* Records shown *
#####

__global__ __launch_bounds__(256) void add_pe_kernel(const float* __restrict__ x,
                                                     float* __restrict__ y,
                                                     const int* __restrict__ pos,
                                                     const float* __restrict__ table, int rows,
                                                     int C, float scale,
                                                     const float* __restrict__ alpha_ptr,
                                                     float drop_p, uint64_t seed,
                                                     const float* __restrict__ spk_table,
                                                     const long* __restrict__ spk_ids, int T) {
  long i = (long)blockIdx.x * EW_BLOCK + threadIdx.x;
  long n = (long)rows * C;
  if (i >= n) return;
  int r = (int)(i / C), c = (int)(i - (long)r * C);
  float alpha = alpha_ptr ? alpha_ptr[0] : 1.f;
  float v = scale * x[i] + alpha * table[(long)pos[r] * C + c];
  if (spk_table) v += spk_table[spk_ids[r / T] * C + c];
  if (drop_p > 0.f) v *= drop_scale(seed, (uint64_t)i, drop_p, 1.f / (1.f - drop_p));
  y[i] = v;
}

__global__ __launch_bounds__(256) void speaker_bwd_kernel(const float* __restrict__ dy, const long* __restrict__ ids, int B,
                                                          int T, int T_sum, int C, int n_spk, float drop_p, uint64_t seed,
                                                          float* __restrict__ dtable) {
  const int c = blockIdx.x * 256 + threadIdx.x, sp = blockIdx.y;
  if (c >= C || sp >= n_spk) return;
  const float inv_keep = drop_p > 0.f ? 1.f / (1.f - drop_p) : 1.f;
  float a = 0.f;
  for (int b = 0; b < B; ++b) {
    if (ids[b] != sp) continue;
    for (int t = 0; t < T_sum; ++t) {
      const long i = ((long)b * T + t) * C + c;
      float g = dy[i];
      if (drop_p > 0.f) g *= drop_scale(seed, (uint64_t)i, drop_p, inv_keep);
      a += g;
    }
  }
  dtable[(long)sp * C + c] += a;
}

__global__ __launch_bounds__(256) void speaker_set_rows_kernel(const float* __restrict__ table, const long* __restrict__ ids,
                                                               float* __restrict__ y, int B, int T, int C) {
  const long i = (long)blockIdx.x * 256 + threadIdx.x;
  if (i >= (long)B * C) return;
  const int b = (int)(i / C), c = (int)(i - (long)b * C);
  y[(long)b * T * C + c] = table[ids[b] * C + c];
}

#####

* Exercise description *
Reproduce every line of the data exactly as it was written.

* Answer to the problem *
__global__ __launch_bounds__(256) void add_pe_kernel(const float* __restrict__ x,
                                                     float* __restrict__ y,
                                                     const int* __restrict__ pos,
                                                     const float* __restrict__ table, int rows,
                                                     int C, float scale,
                                                     const float* __restrict__ alpha_ptr,
                                                     float drop_p, uint64_t seed,
                                                     const float* __restrict__ spk_table,
                                                     const long* __restrict__ spk_ids, int T) {
  long i = (long)blockIdx.x * EW_BLOCK + threadIdx.x;
  long n = (long)rows * C;
  if (i >= n) return;
  int r = (int)(i / C), c = (int)(i - (long)r * C);
  float alpha = alpha_ptr ? alpha_ptr[0] : 1.f;
  float v = scale * x[i] + alpha * table[(long)pos[r] * C + c];
  if (spk_table) v += spk_table[spk_ids[r / T] * C + c];
  if (drop_p > 0.f) v *= drop_scale(seed, (uint64_t)i, drop_p, 1.f / (1.f - drop_p));
  y[i] = v;
}

__global__ __launch_bounds__(256) void speaker_bwd_kernel(const float* __restrict__ dy, const long* __restrict__ ids, int B,
                                                          int T, int T_sum, int C, int n_spk, float drop_p, uint64_t seed,
                                                          float* __restrict__ dtable) {
  const int c = blockIdx.x * 256 + threadIdx.x, sp = blockIdx.y;
  if (c >= C || sp >= n_spk) return;
  const float inv_keep = drop_p > 0.f ? 1.f / (1.f - drop_p) : 1.f;
  float a = 0.f;
  for (int b = 0; b < B; ++b) {
    if (ids[b] != sp) continue;
    for (int t = 0; t < T_sum; ++t) {
      const long i = ((long)b * T + t) * C + c;
      float g = dy[i];
      if (drop_p > 0.f) g *= drop_scale(seed, (uint64_t)i, drop_p, inv_keep);
      a += g;
    }
  }
  dtable[(long)sp * C + c] += a;
}

__global__ __launch_bounds__(256) void speaker_set_rows_kernel(const float* __restrict__ table, const long* __restrict__ ids,
                                                               float* __restrict__ y, int B, int T, int C) {
  const long i = (long)blockIdx.x * 256 + threadIdx.x;
  if (i >= (long)B * C) return;
  const int b = (int)(i / C), c = (int)(i - (long)b * C);
  y[(long)b * T * C + c] = table[ids[b] * C + c];
}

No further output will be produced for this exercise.